[ 
https://issues.apache.org/jira/browse/NIFI-12595?page=com.atlassian.jira.plugin.system.issuetabpanels:all-tabpanel
 ]

endzeit updated NIFI-12595:
---------------------------
    Description: 
h1. Situation

The existing {{ListX}} processors support different "Listing Strategies". One 
commonly used  "Listing Strategy" is "Tracking Entities" whereby crucial 
information of all recently listed entities, e.g. files, is remembered.
On every listing, in case information to an entity has been remembered before, 
the entity is not listed again (unless it was modified).

This has several benefits over other available "Listing Strategies". For 
example, unlike with "No Tracking" the same entity is not listed repeatedly.  
Other than "Tracking Timestamps", entities with an older timestamp than ones 
previously listed can be picked up. 
However, the strategy comes with its own problems.

h1. Problem

Due to the ever given constraints to available memory and performance, entities 
cannot be tracked indefinitely.
That's why the {{ListedEntityTracker}}, used for implementing "Tracking 
Entities" by most processors, introduces the notion of an "Entity Tracking Time 
Window".
All remembered entities that are out of the time window (they are older than 
the current time minus the time window) are removed from the tracking cache, to 
limit memory use. Additionally, not yet listed entities that are out of the 
time window are exempt from listing, as they would be removed from the "cache" 
on the next run immediately, resulting in them being listed over and over. 

However, this results in entities "older" than the specified "Entity Tracking 
Time Window" not being picked up. For example, given entities are listed from a 
remote server and this server is not available for some time. Once the server 
is available again, the listing continues. However, all entities / files that 
were created before the defined time window, will be silently ignored.
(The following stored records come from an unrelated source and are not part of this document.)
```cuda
void tile_geometry(int H, int W, int B, ConvTcArgs& a) {
    int BW = W >= 128 ? 128 : W;
    int BH = 128 / BW;
    if (BH > H) BH = H;
    const int BB = 128 / (BW * BH);
    a.bw_log2 = ilog2_exact(BW);
    a.bh_log2 = ilog2_exact(BH);
    a.tiles_w = (W + BW - 1) / BW;
    a.tiles_h = H / BH;
    a.tiles_b = (B + BB - 1) / BB;
    a.B = B; a.H = H; a.W = W;
}

int pick_block_n(int Cout, int tiles_m, int hint, int num_sms) {
    const int cands[5] = {256, 128, 64, 32, 16};
    if (hint < 0) hint = -hint;
    if (hint > 0 && Cout % hint == 0)
        for (int i = 0; i < 5; ++i)
            if (cands[i] == hint) return hint;
    int block_n = 16;
    for (int i = 0; i < 5; ++i) {
        if (Cout % cands[i] != 0) continue;
        block_n = cands[i];
        if (tiles_m * (Cout / cands[i]) >= num_sms || cands[i] <= 64) break;
    }
    return block_n;
}

CUresult encode_act(PFN_encodeTiled enc, CUtensorMap* m, const void* ptr, cuuint64_t channels, cuuint64_t ld, int W, int H,
                    int phases, int B, int in_stride, const ConvTcArgs& a) {
    const cuuint64_t IS = in_stride;
    const int BW = 1 << a.bw_log2, BH = 1 << a.bh_log2, BB = kConvBlockM >> (a.bw_log2 + a.bh_log2);
    cuuint64_t gdim[5] = {channels, (cuuint64_t)W * IS, (cuuint64_t)H * IS, (cuuint64_t)phases, (cuuint64_t)B};
    cuuint64_t gstr[4] = {ld * 2, (cuuint64_t)W * IS * ld * 2, (cuuint64_t)H * IS * W * IS * ld * 2,
                          (cuuint64_t)phases * H * IS * W * IS * ld * 2};
    cuuint32_t box[5] = {kConvBlockK, (cuuint32_t)(BW * IS), (cuuint32_t)(BH * IS), 1, (cuuint32_t)BB};
    cuuint32_t estr[5] = {1, (cuuint32_t)IS, (cuuint32_t)IS, 1, 1};
    return enc(m, CU_TENSOR_MAP_DATA_TYPE_FLOAT16, 5, const_cast<void*>(ptr), gdim, gstr, box, estr,
               CU_TENSOR_MAP_INTERLEAVE_NONE, CU_TENSOR_MAP_SWIZZLE_128B, CU_TENSOR_MAP_L2_PROMOTION_L2_256B,
               CU_TENSOR_MAP_FLOAT_OOB_FILL_NONE);
}

CUresult encode_weights(PFN_encodeTiled enc, CUtensorMap* m, const void* ptr, cuuint64_t K, int Cout, int block_n) {
    cuuint64_t gdim[2] = {K, (cuuint64_t)Cout};
    cuuint64_t gstr[1] = {K * 2};
    cuuint32_t box[2] = {kConvBlockK, (cuuint32_t)block_n};
    cuuint32_t estr[2] = {1, 1};
    return enc(m, CU_TENSOR_MAP_DATA_TYPE_FLOAT16, 2, const_cast<void*>(ptr), gdim, gstr, box, estr,
               CU_TENSOR_MAP_INTERLEAVE_NONE, CU_TENSOR_MAP_SWIZZLE_128B, CU_TENSOR_MAP_L2_PROMOTION_L2_256B,
               CU_TENSOR_MAP_FLOAT_OOB_FILL_NONE);
}

template <int BLOCK_N, bool GN>
int launch(const CUtensorMap& tmA, const CUtensorMap& tmA2, const CUtensorMap& tmB, const CUtensorMap& tmX,
           const CUtensorMap& tmX2, const ConvTcArgs& args, const GnPrologueArgs& gn, uint32_t extra_smem,
           cudaStream_t stream) {
    using C = Cfg<BLOCK_N>;
    static bool attr_set = false;
    if (!attr_set) {
        if (cudaFuncSetAttribute(conv_wg_kernel<BLOCK_N, GN>, cudaFuncAttributeMaxDynamicSharedMemorySize, kSmemMax) !=
            cudaSuccess)
            return -10;
        attr_set = true;
    }
    const int total_tiles = args.tiles_w * args.tiles_h * args.tiles_b * args.tiles_n;
    const int num_sms = num_sms_of_current_device();
    const int grid = total_tiles < num_sms ? total_tiles : num_sms;
    launch_k(conv_wg_kernel<BLOCK_N, GN>, grid, kNumThreads, C::kSmemBytes + extra_smem, stream, tmA, tmA2, tmB, tmX, tmX2,
             args, gn);
    return cudaGetLastError() == cudaSuccess ? 0 : -11;
}

}

PFN_tmaEncodeTiled get_tma_encode() { return get_encode(); }

const char* conv_tc_strerror(int code) {
    switch (code) {
        case 0: return "ok";
        case -1: return "conv_tc: C_in (per tap) must be a positive multiple of 64";
        case -2: return "conv_tc: C_out must be a multiple of 16";
        case -3: return "conv_tc: W must be a power of two >= 8 or a multiple of 128; H*W tiling unsupported";
        case -4: return "conv_tc: too many taps (max 16)";
        case -5: return "conv_tc: cuTensorMapEncodeTiled unavailable";
        case -6: return "conv_tc: tensor map encode failed (activations)";
        case -7: return "conv_tc: tensor map encode failed (weights)";
        case -8: return "conv_tc: pointer/stride alignment (16 B) violated";
        case -9: return "conv_tc: the folded 1x1 operand needs a stride-1 conv over one phase";
        case -10: return "conv_tc: cudaFuncSetAttribute(max dynamic smem) failed";
        case -11: return "conv_tc: kernel launch failed";
        default: return "conv_tc: unknown error";
    }
}

bool conv_tc_supported(int H, int W, int Cin, int Cout) {
    if (Cin <= 0 || Cin % kConvBlockK != 0 || Cout <= 0 || Cout % 16 != 0) return false;
    if (W >= 128) return true;
    if (ilog2_exact(W) < 3) return false;
    const int bh = 128 / W;
    if (H >= bh) return H % bh == 0;
    return ilog2_exact(H) >= 0;
}

int conv_tc_launch(const ConvTcProblem& p, cudaStream_t stream) {
    if (p.Cin <= 0 || p.Cin % kConvBlockK != 0) return -1;
    if (p.Cout % 16 != 0) return -2;
    if (p.num_taps < 1 || p.num_taps > kConvMaxTaps) return -4;
    if (!conv_tc_supported(p.H, p.W, p.Cin, p.Cout)) return -3;
    if ((reinterpret_cast<uintptr_t>(p.act) & 15) || (reinterpret_cast<uintptr_t>(p.wpacked) & 15) ||
        (p.lda % 8) != 0)
        return -8;
    PFN_encodeTiled enc = get_encode();
    if (!enc) return -5;

    ConvTcArgs a{};
    a.num_taps = p.num_taps;
    a.chunks_per_tap = p.Cin / kConvBlockK;
    tile_geometry(p.H, p.W, p.B, a);
    a.a_chan_off = p.a_chan_off;
    a.in_stride = p.in_stride == 2 ? 2 : 1;
    a.out_sb = p.out_sb; a.out_sh = p.out_sh; a.out_sw = p.out_sw;
    a.out_sc = p.out_sc > 0 ? p.out_sc : 1;
    a.n_valid = p.n_valid > 0 ? p.n_valid : p.Cout;
    a.out_f32 = p.out_f32; a.out_f16 = p.out_f16; a.bias = p.bias; a.residual = p.residual;
    a.err_flag = p.err_flag;
    a.stats = p.stats; a.stats_blocks = p.Cout / 16;
    for (int t = 0; t < p.num_taps; ++t) { a.dh[t] = p.dh[t]; a.dw[t] = p.dw[t]; a.ph[t] = p.ph[t]; }

    const int tiles_m = a.tiles_w * a.tiles_h * a.tiles_b;
    const int block_n = pick_block_n(p.Cout, tiles_m, p.block_n_hint, num_sms_of_current_device());
    a.tiles_n = p.Cout / block_n;

    CUtensorMap tmA, tmA2, tmB, tmX, tmX2;
    a.a_split = (p.act2 ? p.Cin1 : p.Cin) / kConvBlockK;
    a.a_chan_off2 = p.a_chan_off2;
    if (encode_act(enc, &tmA, p.act, p.a_channels, p.lda, p.W, p.H, p.phases, p.B, a.in_stride, a) != CUDA_SUCCESS) return -6;
    tmA2 = tmA;
    if (p.act2) {
        if (p.Cin1 <= 0 || p.Cin1 % kConvBlockK || p.Cin1 >= p.Cin || (p.lda2 % 8) || (reinterpret_cast<uintptr_t>(p.act2) & 15) ||
            a.in_stride != 1)
            return -8;
        if (encode_act(enc, &tmA2, p.act2, p.lda2, p.lda2, p.W, p.H, p.phases, p.B, 1, a) != CUDA_SUCCESS) return -6;
    }
    tmX = tmA; tmX2 = tmA;
    if (p.x_act) {
        if (p.phases != 1 || a.in_stride != 1) return -9;
        if (p.Cx <= 0 || p.Cx % kConvBlockK || (p.x_lda % 8) || (reinterpret_cast<uintptr_t>(p.x_act) & 15)) return -8;
        if (p.x_act2 && (p.Cx1 <= 0 || p.Cx1 % kConvBlockK || p.Cx1 >= p.Cx || (p.x_lda2 % 8) ||
                         (reinterpret_cast<uintptr_t>(p.x_act2) & 15)))
            return -8;
        a.x_chunks = p.Cx / kConvBlockK;
        a.x_split = (p.x_act2 ? p.Cx1 : p.Cx) / kConvBlockK;
        a.x_chan_off = p.x_chan_off; a.x_chan_off2 = p.x_chan_off2;
        if (encode_act(enc, &tmX, p.x_act, p.x_lda, p.x_lda, p.W, p.H, 1, p.B, 1, a) != CUDA_SUCCESS) return -6;
        tmX2 = tmX;
        if (p.x_act2 && encode_act(enc, &tmX2, p.x_act2, p.x_lda2, p.x_lda2, p.W, p.H, 1, p.B, 1, a) != CUDA_SUCCESS) return -6;
    }
    const cuuint64_t K = (cuuint64_t)p.num_taps * p.Cin + (p.x_act ? (cuuint64_t)p.Cx : 0);
    if (encode_weights(enc, &tmB, p.wpacked, K, p.Cout, block_n) != CUDA_SUCCESS) return -7;

    const GnPrologueArgs gn{};
    switch (block_n) {
        case 256: return launch<256, false>(tmA, tmA2, tmB, tmX, tmX2, a, gn, 0, stream);
        case 128: return launch<128, false>(tmA, tmA2, tmB, tmX, tmX2, a, gn, 0, stream);
        case 64: return launch<64, false>(tmA, tmA2, tmB, tmX, tmX2, a, gn, 0, stream);
        case 32: return launch<32, false>(tmA, tmA2, tmB, tmX, tmX2, a, gn, 0, stream);
        default: return launch<16, false>(tmA, tmA2, tmB, tmX, tmX2, a, gn, 0, stream);
    }
}


bool conv_gn_supported(int H, int W, int C0, int C1, int Cout, int groups) {
    const int C = C0 + C1;
    if (H <= 0 || W <= 0 || H % 32 || W % 8 || C0 <= 0 || C0 % 64 || C1 < 0 || C1 % 64 || Cout <= 0 || Cout % 128) return false;
    if (!conv_tc_supported(H, W, C, Cout) || H * W < kConvBlockM) return false;
    if (groups < 1 || groups > 32 || C % groups) return false;
    if (Cfg<128>::kSmemBytes + 8u * (uint32_t)C > kSmemMax) return false;
    return (C / groups) % 16 == 0;
}

int conv_gn_launch(const ConvGnProblem& p, cudaStream_t stream) {
    if (!conv_gn_supported(p.H, p.W, p.C0, p.C1, p.Cout, p.groups)) return -3;
    if (p.C1 && (!p.src1 || !p.stats1)) return -8;
    if (!p.src0 || !p.stats0 || !p.gamma || !p.beta) return -8;
    if ((reinterpret_cast<uintptr_t>(p.src0) & 15) || (reinterpret_cast<uintptr_t>(p.src1) & 15) ||
        (reinterpret_cast<uintptr_t>(p.wpacked) & 15))
        return -8;
    PFN_encodeTiled enc = get_encode();
    if (!enc) return -5;
    const int C = p.C0 + p.C1;

    ConvTcArgs a{};
    a.num_taps = 9;
    for (int t = 0; t < 9; ++t) { a.dh[t] = (int8_t)(t / 3 - 1); a.dw[t] = (int8_t)(t % 3 - 1); a.ph[t] = 0; }
    a.chunks_per_tap = C / kConvBlockK;
    a.a_split = p.C0 / kConvBlockK;
    a.in_stride = 1;
    tile_geometry(p.H, p.W, p.B, a);
    a.out_sb = (long long)p.H * p.W * p.Cout; a.out_sh = (long long)p.W * p.Cout; a.out_sw = p.Cout; a.out_sc = 1;
    a.n_valid = p.Cout;
    a.out_f32 = p.out_f32; a.out_f16 = p.out_f16; a.bias = p.bias; a.residual = p.residual; a.err_flag = p.err_flag;
    a.stats = p.out_stats; a.stats_blocks = p.Cout / 16;
    a.tiles_n = p.Cout / 128;

    GnPrologueArgs g{};
    g.src0 = p.src0; g.src1 = p.src1;
    g.C0 = p.C0; g.C1 = p.C1; g.groups = p.groups; g.scale1 = p.scale1; g.eps = p.eps;
    g.stats0 = p.stats0; g.stats1 = p.stats1; g.gamma = p.gamma; g.beta = p.beta;
    g.scale_shift = p.scale_shift; g.ss_ld = p.ss_ld;

    CUtensorMap tmB;
    if (encode_weights(enc, &tmB, p.wpacked, (cuuint64_t)9 * C, p.Cout, 128) != CUDA_SUCCESS) return -7;
    return launch<128, true>(tmB, tmB, tmB, tmB, tmB, a, g, 8u * (uint32_t)C, stream);
}

}
```

### minimagen_b200/csrc/ptx.cuh

```cuda
#pragma once
#include <cuda.h>
#include <cuda_fp16.h>
#include <stdint.h>

namespace mi {
namespace ptx {

__device__ __forceinline__ uint32_t smem_u32(const void* p) {
    return static_cast<uint32_t>(__cvta_generic_to_shared(p));
}

__device__ __forceinline__ void mbar_init(uint64_t* bar, uint32_t count) {
    asm volatile("mbarrier.init.shared::cta.b64 [%0], %1;" ::"r"(smem_u32(bar)), "r"(count));
}
__device__ __forceinline__ void fence_barrier_init() {
    asm volatile("fence.mbarrier_init.release.cluster;" ::: "memory");
}
__device__ __forceinline__ void fence_proxy_async_smem() {
    asm volatile("fence.proxy.async.shared::cta;" ::: "memory");
}
__device__ __forceinline__ void mbar_arrive(uint64_t* bar) {
    asm volatile("mbarrier.arrive.shared::cta.b64 _, [%0];" ::"r"(smem_u32(bar)) : "memory");
}
__device__ __forceinline__ void mbar_arrive_expect_tx(uint64_t* bar, uint32_t bytes) {
    asm volatile("mbarrier.arrive.expect_tx.shared::cta.b64 _, [%0], %1;" ::"r"(smem_u32(bar)), "r"(bytes)
                 : "memory");
}
__device__ __forceinline__ bool mbar_try_wait(uint64_t* bar, uint32_t parity) {
    uint32_t ok;
    asm volatile(
        "{\n\t"
        ".reg .pred p;\n\t"
        "mbarrier.try_wait.parity.shared::cta.b64 p, [%1], %2;\n\t"
        "selp.u32 %0, 1, 0, p;\n\t"
        "}"
        : "=r"(ok)
        : "r"(smem_u32(bar)), "r"(parity)
        : "memory");
    return ok != 0;
}
__device__ __forceinline__ void mbar_wait(uint64_t* bar, uint32_t parity, int* err, int code) {
    if (mbar_try_wait(bar, parity)) return;
    const long long t0 = clock64();
    while (!mbar_try_wait(bar, parity)) {
        if (clock64() - t0 > 4000000000LL) {
            if (err) { atomicExch(err, code); __threadfence_system(); }
            __trap();
        }
    }
}

__device__ __forceinline__ bool elect_one() {
    uint32_t pred;
    asm volatile("{\n .reg .pred p;\n elect.sync _|p, 0xffffffff;\n selp.u32 %0, 1, 0, p;\n}" : "=r"(pred));
    return pred != 0;
}

__device__ __forceinline__ float ex2_approx(float x) {
    float y;
    asm("ex2.approx.ftz.f32 %0, %1;" : "=f"(y) : "f"(x));
    return y;
}

__device__ __forceinline__ int ld_acquire_gpu(const int* p) {
    int v;
    asm volatile("ld.acquire.gpu.global.s32 %0, [%1];" : "=r"(v) : "l"(p) : "memory");
    return v;
}
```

As of now, this can be solved by manual intervention, re-starting the ListX 
processor. The 
"Entity Tracking Time Window" can be ignored upon initial listing, when the 
"Entity Tracking Initial Listing Target" is set to "All Available" (default).

However, this requires the NiFi user to be aware of lingering old entities 
being available on the connected remote source. Additionally, the need for 
manual intervention might be undesired / impractical when having a plentiful of 
sources connected.

Additionally, the "Entity Tracking Time Window" can be increased to account for 
longer time frames. However, this only betters the situation somewhat and does 
not solve the problem. Also there is a limit to this, as it increases the 
memory needed.

h1. Proposal

This issue proposes introducing the notion of a "Entity Tracking Mode", whereby 
the current behavior could be understand as "Track Entity Timestamp".

An new mode of "Track Last Listing Time" is added. Other than the existing 
"Track Entity Timestamp" mode, this would not impose any prerequisites on the 
entities regarding they timestamp (see {{minTimestampToList}}). Instead, all 
entities would be considered. 
However, this strategy needs a way to limit / clean the entity cache as well. 
Instead of measuring the time window by the timestamp of the entity, the mode 
should remember the last time the entity was tracked; that is, part of a call 
to "listEntities" in "trackEntities". That is, every time an entity is listed, 
its cache entry is renewed. After every listing, only the cache entries that 
have been updated in the time window will be kept. All other, entities that 
have not been listed for a longer time, are removed from cache.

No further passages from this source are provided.